- [Work item]:
Please show all lines of the records that include "ConvL".
Content starts
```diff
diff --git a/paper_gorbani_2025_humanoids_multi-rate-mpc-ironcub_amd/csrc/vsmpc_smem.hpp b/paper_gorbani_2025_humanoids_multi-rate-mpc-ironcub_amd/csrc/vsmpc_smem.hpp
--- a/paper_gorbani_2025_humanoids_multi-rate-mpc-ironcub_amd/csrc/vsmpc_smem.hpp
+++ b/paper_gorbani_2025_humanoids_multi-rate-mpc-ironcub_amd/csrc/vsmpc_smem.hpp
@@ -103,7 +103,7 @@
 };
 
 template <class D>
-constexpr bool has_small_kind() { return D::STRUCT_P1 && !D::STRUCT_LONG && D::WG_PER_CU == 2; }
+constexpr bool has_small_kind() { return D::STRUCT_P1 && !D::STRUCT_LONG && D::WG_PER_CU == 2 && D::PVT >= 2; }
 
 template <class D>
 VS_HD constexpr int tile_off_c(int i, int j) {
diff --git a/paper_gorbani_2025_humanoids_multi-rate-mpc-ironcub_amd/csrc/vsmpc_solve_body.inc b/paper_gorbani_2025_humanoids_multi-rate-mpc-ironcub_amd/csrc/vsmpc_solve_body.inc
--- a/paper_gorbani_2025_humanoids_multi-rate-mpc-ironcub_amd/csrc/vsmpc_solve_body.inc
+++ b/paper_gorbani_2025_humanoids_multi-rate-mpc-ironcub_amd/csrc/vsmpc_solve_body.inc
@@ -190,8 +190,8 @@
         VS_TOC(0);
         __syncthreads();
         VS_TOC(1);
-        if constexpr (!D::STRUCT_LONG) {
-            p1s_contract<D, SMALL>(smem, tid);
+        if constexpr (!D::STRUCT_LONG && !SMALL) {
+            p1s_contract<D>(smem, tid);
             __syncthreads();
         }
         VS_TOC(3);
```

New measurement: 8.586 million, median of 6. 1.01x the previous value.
Content ends
Content starts
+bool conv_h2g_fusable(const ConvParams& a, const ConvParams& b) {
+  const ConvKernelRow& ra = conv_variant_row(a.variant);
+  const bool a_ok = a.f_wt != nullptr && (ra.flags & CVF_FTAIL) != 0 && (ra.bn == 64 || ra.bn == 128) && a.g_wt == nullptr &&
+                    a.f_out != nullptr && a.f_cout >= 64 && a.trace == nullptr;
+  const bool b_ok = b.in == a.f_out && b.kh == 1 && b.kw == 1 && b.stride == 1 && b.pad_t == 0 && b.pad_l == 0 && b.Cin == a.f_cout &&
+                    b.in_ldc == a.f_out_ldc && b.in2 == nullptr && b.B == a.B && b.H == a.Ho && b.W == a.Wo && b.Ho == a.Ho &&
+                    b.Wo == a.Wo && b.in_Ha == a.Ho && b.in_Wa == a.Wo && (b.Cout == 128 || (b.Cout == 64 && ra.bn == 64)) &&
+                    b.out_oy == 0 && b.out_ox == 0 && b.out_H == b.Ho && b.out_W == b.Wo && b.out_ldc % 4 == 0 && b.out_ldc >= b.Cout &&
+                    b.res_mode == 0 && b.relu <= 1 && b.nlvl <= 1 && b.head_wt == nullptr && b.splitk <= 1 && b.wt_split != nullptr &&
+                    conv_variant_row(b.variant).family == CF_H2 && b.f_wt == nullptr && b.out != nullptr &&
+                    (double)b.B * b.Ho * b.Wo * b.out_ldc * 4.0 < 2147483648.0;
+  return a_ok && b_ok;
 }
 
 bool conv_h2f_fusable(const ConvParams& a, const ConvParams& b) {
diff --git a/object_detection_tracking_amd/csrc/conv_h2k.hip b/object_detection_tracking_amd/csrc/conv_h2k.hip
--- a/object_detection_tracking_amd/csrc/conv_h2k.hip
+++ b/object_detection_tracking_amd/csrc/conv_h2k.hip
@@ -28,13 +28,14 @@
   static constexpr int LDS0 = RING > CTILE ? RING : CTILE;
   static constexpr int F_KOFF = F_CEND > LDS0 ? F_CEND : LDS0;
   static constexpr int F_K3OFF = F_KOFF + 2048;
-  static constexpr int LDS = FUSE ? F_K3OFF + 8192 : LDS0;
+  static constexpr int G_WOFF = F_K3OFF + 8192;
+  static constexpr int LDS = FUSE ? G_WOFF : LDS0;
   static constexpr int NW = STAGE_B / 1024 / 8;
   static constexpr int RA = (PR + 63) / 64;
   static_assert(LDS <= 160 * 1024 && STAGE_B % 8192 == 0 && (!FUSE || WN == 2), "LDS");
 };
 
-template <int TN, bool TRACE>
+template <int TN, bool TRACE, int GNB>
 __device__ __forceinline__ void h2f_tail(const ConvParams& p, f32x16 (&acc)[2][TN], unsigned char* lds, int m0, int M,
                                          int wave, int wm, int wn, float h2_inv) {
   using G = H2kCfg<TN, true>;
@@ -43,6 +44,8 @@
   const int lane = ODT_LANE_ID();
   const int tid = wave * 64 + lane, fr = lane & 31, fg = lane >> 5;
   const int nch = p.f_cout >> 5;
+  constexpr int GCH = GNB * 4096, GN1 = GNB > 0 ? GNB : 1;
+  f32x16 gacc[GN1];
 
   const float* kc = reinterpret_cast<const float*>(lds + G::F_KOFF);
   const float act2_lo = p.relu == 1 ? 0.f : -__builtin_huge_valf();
Content ends
Content starts
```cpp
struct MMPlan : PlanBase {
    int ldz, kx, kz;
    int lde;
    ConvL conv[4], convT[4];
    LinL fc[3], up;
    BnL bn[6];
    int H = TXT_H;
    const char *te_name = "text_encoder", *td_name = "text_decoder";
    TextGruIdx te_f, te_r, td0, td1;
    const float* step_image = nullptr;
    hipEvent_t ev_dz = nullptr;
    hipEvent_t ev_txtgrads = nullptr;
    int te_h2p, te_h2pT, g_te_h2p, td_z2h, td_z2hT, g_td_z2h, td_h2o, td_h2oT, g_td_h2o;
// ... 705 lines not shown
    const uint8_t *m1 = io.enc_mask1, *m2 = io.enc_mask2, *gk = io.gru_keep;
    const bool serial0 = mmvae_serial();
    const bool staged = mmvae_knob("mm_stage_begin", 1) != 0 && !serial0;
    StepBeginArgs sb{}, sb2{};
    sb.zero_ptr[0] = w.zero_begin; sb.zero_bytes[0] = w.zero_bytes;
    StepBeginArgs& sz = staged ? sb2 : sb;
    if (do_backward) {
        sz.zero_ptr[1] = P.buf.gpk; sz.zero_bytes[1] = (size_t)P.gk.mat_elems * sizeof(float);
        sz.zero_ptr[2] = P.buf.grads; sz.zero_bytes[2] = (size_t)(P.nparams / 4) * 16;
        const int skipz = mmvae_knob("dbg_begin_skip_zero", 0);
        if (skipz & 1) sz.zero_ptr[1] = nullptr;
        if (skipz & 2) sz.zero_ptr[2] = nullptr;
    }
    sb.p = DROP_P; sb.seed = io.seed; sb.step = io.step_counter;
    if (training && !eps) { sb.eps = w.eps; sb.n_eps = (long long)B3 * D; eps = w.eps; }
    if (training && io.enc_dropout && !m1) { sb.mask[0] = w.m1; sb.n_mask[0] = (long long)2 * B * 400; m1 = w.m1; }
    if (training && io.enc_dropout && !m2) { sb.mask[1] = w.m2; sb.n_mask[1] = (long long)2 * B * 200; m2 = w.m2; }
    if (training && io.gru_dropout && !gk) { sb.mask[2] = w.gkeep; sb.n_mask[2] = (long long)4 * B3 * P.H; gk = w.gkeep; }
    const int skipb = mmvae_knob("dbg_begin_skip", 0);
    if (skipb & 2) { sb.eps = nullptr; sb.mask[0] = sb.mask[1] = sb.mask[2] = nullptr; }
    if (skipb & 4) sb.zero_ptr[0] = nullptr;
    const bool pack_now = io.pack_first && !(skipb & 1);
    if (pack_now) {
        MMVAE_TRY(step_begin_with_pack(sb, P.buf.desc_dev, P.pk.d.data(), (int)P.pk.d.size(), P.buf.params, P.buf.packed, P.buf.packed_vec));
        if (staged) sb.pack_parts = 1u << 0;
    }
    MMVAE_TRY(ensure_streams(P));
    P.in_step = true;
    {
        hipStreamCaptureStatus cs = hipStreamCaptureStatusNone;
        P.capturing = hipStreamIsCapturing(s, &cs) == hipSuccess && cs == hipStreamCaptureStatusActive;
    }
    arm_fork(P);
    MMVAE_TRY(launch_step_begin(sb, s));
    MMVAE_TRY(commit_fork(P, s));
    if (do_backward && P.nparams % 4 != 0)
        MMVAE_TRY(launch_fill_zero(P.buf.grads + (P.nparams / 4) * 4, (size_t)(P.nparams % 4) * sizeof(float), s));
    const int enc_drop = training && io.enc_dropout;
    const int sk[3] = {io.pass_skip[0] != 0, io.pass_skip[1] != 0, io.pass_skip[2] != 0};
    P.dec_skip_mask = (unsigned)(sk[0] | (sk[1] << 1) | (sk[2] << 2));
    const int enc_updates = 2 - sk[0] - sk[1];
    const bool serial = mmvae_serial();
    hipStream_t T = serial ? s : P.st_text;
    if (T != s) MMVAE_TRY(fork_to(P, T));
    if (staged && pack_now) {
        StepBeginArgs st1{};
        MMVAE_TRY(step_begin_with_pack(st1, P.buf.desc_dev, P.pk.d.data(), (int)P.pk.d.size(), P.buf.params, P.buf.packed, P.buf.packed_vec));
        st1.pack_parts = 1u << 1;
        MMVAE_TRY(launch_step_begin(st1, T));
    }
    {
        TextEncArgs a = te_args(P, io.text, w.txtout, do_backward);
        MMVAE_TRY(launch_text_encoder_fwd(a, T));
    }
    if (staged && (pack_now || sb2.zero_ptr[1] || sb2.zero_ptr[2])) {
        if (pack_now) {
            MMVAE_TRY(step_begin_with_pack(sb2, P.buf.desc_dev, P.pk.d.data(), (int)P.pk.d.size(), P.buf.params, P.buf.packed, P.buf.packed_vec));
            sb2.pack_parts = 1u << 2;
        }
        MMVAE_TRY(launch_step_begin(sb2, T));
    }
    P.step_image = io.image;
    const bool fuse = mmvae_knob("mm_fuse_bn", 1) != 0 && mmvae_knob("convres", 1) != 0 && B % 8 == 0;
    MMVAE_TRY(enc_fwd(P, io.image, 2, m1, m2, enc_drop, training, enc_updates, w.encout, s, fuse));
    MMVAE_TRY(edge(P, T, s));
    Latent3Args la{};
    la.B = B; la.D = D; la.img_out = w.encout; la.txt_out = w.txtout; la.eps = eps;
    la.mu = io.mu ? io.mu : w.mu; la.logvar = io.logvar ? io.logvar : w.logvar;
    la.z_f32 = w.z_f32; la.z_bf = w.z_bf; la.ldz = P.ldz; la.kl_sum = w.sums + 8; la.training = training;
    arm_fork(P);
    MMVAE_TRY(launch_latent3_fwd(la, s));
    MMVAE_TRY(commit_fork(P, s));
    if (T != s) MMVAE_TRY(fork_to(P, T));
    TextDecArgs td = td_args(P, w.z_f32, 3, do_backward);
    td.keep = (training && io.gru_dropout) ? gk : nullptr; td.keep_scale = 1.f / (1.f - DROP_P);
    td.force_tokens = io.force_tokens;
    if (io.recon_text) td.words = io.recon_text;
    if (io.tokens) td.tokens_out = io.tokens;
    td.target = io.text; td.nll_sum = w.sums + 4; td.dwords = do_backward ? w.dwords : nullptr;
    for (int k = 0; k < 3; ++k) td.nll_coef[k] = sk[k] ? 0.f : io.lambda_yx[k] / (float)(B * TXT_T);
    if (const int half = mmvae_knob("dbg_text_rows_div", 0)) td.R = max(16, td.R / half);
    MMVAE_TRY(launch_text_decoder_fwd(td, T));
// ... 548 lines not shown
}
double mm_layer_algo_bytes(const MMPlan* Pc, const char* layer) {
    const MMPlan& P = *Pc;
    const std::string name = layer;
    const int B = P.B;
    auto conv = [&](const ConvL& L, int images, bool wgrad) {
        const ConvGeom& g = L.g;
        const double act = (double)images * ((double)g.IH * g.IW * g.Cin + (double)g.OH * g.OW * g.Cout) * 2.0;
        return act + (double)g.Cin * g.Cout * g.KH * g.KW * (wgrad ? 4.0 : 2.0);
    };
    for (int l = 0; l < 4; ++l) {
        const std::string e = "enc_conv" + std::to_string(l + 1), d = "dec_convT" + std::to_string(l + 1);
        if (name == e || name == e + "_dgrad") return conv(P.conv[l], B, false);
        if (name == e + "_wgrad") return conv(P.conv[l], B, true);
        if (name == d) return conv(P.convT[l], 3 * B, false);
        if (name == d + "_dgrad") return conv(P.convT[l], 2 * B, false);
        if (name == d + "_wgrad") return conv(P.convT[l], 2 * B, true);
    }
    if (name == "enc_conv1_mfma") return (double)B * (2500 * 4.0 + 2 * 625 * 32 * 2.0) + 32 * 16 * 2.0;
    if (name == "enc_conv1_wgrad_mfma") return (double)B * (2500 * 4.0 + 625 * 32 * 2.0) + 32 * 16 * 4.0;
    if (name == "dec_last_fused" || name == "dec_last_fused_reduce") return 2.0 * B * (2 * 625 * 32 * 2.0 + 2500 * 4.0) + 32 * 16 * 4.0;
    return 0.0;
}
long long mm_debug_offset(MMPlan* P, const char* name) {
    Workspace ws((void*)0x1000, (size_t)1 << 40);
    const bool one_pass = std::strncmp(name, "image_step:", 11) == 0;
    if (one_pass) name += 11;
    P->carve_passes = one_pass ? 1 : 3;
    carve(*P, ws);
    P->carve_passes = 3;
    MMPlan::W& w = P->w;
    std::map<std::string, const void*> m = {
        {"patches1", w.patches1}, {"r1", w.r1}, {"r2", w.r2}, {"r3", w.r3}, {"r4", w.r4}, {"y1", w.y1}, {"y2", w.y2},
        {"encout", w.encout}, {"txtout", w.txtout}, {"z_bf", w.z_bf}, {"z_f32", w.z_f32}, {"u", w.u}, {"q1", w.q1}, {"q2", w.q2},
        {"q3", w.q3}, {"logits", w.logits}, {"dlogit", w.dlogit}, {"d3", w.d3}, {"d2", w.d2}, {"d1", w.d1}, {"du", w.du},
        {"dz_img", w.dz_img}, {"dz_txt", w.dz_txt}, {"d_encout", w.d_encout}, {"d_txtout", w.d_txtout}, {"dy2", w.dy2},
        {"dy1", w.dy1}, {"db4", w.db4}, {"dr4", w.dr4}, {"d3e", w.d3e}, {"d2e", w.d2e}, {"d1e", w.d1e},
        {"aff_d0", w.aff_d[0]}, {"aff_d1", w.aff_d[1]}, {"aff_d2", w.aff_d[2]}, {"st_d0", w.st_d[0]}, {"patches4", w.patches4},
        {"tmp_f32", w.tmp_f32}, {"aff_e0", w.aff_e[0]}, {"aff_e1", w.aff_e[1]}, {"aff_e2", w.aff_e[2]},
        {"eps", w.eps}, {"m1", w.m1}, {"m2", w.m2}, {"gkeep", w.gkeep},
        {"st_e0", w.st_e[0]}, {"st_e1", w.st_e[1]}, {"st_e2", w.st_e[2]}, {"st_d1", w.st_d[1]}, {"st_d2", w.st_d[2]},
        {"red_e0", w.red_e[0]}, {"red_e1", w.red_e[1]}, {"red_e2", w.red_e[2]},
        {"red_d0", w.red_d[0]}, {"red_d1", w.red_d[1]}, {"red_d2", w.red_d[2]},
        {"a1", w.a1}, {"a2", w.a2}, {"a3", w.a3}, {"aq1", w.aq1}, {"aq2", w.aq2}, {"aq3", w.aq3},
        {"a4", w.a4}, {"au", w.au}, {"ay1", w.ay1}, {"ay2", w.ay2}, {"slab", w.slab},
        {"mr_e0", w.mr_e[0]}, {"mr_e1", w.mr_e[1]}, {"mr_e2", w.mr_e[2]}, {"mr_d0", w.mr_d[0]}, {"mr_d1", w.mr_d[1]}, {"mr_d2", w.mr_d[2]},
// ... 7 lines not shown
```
Content ends
- [Solution to this problem]:
    ConvL conv[4], convT[4];
    auto conv = [&](const ConvL& L, int images, bool wgrad) {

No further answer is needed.